▶ Assignment
All that is needed is a count of the lines in this data that contain the word "threadIdx".

********

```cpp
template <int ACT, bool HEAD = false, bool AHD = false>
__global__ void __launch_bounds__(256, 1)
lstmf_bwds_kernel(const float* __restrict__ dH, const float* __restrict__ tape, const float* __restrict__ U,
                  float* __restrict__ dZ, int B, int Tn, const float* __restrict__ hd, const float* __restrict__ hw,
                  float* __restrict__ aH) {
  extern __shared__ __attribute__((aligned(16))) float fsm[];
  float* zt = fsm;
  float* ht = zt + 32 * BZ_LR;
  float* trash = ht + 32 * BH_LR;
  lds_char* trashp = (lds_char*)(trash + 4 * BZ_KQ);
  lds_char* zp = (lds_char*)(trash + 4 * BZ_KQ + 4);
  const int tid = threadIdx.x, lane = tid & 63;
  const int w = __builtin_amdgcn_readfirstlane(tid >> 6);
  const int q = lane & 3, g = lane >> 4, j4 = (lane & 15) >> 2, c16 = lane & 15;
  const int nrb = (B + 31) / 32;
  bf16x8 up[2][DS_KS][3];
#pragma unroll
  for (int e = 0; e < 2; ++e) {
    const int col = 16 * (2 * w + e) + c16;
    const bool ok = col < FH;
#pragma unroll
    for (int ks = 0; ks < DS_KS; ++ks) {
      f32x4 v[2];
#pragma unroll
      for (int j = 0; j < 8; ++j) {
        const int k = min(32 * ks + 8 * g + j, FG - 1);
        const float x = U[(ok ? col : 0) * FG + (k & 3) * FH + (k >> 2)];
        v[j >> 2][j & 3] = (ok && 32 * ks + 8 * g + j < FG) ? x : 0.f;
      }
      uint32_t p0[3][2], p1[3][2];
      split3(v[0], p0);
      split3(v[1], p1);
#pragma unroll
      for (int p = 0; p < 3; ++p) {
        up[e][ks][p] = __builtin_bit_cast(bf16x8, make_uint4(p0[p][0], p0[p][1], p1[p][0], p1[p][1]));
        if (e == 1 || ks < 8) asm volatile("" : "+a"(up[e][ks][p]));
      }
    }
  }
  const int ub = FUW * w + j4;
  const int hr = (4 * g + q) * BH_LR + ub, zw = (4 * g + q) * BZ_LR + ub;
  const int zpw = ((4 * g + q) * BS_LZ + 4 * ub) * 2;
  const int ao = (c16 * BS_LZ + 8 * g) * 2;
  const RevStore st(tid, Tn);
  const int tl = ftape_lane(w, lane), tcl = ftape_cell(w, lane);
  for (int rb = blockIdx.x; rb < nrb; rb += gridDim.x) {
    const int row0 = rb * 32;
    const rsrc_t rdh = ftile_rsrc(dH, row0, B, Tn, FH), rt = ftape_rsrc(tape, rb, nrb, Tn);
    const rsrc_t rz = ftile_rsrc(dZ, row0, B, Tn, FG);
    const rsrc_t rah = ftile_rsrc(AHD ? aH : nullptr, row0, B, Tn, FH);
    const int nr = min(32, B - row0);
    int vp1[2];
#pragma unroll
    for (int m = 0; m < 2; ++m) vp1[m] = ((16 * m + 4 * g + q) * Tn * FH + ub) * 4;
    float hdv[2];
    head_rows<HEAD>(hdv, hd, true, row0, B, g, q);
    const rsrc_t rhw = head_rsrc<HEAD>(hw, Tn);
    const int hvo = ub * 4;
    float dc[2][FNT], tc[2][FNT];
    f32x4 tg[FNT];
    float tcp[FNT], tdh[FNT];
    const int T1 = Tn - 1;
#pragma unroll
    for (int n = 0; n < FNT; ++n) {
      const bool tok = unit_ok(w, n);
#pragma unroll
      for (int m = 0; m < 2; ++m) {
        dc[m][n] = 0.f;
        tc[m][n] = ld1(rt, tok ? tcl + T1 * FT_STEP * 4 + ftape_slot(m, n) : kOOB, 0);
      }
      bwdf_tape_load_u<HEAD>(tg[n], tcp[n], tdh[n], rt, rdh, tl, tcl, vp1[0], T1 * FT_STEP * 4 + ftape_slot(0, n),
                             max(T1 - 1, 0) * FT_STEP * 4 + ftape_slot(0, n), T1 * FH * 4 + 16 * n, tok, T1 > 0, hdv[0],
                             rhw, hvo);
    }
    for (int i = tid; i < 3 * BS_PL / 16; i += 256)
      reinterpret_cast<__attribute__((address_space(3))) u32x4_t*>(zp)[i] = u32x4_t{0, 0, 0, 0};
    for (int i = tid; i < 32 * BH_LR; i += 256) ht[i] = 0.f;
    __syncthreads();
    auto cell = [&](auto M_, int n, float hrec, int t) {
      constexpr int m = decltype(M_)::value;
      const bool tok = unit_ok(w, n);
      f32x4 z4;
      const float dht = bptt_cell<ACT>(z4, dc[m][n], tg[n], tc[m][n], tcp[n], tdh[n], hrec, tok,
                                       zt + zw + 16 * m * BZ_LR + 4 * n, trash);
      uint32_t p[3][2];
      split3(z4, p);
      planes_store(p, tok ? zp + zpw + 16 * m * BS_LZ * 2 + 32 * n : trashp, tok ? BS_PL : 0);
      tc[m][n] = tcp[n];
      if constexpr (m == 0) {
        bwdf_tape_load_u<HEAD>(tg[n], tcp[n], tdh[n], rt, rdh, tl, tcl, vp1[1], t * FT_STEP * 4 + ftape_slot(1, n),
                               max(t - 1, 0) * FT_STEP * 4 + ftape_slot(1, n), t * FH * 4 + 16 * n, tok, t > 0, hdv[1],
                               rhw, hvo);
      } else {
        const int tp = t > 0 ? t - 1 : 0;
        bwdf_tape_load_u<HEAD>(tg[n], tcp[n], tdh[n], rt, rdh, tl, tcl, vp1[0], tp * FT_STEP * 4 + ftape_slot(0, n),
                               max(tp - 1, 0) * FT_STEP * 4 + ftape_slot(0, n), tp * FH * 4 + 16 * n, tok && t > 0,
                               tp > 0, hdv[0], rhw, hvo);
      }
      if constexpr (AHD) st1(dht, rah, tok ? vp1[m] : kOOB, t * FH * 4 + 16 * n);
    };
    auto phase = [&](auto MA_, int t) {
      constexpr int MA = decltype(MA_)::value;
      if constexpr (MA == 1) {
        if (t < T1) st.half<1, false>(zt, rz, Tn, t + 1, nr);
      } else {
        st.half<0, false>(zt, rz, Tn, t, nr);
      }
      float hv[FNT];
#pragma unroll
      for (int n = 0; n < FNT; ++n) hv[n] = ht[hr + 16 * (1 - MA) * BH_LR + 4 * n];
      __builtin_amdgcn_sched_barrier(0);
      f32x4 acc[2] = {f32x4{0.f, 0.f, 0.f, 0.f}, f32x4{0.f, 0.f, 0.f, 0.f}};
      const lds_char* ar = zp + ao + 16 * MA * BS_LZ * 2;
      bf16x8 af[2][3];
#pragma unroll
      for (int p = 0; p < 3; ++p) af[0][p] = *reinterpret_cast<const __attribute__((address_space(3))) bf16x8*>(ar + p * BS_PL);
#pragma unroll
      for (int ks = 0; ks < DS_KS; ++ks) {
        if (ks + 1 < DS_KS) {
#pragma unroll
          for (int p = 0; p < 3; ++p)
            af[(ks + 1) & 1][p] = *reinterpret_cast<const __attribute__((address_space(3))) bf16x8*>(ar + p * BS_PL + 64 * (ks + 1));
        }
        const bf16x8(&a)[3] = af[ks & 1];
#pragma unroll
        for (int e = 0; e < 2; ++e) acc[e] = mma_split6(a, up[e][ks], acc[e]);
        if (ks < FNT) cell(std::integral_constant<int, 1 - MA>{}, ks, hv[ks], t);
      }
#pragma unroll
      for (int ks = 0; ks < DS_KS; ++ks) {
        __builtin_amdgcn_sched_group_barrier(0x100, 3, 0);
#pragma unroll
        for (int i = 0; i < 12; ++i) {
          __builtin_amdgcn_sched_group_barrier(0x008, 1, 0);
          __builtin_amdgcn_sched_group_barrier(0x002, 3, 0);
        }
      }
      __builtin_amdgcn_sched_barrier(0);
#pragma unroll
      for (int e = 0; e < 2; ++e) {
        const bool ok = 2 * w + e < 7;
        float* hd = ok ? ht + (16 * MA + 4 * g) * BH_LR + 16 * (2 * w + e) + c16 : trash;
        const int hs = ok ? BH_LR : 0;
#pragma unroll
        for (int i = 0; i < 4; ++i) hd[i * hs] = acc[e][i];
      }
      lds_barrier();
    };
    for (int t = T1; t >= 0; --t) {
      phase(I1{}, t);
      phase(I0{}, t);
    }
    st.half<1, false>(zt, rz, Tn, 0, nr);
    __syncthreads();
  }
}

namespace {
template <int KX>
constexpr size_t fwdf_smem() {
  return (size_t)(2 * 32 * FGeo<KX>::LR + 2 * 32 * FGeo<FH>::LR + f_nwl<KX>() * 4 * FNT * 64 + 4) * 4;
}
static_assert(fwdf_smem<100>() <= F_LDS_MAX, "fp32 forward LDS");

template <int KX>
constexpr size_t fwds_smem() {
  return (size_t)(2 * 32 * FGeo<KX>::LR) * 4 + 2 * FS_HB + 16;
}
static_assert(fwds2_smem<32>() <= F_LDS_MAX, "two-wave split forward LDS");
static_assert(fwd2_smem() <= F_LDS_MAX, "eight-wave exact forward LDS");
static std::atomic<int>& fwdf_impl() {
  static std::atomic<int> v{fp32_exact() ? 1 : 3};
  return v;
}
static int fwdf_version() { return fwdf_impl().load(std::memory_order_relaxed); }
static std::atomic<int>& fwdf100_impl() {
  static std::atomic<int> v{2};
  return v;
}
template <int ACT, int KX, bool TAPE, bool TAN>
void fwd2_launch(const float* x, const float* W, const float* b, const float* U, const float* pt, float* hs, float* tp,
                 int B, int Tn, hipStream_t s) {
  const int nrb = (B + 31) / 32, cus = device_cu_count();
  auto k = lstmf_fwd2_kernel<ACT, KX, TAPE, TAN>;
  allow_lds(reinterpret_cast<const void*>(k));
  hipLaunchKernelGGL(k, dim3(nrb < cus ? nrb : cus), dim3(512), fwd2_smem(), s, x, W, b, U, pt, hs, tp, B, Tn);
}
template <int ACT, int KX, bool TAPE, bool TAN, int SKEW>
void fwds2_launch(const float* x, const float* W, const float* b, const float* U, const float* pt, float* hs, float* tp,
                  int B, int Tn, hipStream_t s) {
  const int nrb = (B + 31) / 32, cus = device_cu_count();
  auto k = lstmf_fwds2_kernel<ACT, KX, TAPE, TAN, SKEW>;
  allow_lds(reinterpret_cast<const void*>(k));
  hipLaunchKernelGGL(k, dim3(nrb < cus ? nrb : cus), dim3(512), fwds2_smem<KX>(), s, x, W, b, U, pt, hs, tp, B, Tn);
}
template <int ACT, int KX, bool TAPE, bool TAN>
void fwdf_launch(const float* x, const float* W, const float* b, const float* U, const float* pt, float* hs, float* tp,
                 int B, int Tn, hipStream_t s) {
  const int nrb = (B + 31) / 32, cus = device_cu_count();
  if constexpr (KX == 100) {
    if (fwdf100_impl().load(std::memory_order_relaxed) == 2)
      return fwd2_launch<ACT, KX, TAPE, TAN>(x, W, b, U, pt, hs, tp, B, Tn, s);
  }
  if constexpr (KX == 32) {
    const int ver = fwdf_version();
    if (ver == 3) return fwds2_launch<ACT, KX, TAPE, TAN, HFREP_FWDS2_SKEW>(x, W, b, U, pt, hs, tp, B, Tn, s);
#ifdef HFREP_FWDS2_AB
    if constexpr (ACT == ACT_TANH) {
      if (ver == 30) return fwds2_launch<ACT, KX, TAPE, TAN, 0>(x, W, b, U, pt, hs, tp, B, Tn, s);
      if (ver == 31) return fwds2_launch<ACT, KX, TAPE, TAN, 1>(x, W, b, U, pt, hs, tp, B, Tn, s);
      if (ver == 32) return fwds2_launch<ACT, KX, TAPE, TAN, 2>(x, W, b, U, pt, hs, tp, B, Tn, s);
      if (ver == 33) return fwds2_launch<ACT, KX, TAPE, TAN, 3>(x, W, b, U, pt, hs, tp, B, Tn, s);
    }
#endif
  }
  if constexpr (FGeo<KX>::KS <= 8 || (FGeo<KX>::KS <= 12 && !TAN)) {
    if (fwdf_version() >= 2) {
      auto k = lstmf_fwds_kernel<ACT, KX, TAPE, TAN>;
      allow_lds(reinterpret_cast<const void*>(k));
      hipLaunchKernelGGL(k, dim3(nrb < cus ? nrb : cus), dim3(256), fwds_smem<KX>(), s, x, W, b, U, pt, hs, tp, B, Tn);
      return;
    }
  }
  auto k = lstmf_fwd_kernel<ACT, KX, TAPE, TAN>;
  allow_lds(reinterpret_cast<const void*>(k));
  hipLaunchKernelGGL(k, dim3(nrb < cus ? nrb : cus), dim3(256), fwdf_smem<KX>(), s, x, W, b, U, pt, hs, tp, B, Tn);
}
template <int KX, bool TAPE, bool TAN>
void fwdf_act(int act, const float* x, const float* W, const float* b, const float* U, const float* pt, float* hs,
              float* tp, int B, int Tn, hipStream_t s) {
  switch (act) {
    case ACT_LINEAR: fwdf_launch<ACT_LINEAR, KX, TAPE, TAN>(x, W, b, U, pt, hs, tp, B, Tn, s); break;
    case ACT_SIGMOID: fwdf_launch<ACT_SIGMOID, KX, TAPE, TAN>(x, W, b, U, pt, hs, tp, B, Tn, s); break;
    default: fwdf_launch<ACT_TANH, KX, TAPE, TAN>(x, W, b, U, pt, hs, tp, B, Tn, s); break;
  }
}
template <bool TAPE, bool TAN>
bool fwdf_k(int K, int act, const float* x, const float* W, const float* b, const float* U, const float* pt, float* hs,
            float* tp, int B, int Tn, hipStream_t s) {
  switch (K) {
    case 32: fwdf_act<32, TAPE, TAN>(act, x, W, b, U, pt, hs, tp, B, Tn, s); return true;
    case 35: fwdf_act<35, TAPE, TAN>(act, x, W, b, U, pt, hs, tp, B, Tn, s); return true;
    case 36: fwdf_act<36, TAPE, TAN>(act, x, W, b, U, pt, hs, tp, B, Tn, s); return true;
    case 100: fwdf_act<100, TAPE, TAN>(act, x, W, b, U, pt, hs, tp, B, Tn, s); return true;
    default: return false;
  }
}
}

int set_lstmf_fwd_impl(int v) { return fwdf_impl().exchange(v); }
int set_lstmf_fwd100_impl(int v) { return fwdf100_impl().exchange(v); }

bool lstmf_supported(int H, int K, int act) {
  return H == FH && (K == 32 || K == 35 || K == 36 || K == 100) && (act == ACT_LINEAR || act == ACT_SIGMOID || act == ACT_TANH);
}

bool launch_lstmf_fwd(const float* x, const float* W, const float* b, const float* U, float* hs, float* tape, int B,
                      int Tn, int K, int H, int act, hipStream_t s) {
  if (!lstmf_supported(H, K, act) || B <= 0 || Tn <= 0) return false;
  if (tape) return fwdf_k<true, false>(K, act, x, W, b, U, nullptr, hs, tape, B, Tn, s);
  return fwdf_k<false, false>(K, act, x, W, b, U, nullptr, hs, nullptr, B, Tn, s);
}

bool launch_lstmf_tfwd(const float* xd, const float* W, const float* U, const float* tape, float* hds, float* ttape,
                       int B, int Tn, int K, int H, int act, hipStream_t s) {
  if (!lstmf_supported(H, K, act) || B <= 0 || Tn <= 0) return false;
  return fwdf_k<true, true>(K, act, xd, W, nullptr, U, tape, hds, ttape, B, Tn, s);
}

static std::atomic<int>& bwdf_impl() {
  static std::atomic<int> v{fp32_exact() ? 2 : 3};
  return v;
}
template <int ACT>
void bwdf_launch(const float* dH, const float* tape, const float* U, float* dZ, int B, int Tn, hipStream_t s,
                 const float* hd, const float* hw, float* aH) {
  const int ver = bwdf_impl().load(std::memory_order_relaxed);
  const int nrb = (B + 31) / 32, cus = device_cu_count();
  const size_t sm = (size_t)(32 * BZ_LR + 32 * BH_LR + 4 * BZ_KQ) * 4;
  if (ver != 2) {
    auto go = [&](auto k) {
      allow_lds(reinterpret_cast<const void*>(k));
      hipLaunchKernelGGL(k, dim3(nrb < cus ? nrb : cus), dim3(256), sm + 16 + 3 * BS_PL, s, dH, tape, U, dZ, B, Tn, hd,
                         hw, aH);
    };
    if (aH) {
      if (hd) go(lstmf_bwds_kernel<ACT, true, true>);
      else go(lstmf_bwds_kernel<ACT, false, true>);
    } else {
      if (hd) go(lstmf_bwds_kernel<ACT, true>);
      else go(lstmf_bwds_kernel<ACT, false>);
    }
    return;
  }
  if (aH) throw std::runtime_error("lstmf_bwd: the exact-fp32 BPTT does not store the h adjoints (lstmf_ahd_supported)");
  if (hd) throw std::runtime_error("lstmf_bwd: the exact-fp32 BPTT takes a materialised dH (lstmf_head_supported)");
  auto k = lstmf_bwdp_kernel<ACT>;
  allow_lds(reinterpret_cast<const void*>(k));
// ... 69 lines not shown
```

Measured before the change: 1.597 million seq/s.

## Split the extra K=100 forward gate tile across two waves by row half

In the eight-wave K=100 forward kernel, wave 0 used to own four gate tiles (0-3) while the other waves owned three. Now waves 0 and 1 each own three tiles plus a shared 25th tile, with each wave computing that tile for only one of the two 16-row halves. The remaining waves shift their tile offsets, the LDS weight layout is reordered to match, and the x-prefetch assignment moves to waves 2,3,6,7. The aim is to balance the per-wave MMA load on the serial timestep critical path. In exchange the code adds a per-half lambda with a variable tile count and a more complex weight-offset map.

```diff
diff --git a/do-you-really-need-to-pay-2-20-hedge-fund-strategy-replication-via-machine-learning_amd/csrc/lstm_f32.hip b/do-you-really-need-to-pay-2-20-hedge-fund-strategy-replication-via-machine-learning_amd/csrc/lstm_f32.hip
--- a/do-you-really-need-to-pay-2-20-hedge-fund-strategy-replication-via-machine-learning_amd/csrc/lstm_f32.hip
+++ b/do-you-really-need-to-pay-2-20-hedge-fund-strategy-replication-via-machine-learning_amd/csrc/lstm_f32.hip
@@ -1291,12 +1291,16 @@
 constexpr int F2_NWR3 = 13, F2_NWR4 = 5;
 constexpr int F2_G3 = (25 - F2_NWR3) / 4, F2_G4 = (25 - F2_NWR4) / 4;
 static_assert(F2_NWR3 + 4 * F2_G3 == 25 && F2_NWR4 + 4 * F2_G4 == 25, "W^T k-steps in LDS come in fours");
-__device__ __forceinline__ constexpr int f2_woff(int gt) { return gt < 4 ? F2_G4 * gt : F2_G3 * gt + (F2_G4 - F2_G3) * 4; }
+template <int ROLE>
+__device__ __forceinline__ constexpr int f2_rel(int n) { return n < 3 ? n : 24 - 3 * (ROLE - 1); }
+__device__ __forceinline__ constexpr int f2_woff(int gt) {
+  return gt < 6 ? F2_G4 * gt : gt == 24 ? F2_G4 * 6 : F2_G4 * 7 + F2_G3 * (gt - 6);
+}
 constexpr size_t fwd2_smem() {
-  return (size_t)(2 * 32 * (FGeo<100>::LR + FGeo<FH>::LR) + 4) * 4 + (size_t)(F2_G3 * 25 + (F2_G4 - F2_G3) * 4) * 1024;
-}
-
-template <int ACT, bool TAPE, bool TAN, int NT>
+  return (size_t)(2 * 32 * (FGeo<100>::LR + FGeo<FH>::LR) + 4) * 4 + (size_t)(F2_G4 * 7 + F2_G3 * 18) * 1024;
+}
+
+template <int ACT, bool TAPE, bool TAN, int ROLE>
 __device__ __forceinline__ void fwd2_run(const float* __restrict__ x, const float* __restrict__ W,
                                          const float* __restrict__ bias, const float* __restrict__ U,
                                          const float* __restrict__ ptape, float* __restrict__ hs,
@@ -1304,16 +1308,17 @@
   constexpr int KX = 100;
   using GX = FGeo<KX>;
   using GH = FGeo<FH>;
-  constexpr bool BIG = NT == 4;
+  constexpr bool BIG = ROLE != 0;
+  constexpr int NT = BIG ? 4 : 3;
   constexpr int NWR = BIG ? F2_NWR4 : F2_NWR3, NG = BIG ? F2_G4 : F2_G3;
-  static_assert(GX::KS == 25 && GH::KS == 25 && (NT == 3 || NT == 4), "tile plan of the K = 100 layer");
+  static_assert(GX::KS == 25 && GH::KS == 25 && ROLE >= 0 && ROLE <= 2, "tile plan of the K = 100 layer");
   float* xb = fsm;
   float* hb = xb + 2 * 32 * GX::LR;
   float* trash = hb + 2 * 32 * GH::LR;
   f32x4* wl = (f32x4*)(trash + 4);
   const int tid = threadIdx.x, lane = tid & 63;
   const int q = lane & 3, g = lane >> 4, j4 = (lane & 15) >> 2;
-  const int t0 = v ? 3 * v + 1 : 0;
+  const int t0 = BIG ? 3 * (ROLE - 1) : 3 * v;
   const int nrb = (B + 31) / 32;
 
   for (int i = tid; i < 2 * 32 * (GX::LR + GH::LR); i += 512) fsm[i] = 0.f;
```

********

▶ Output for this exercise
2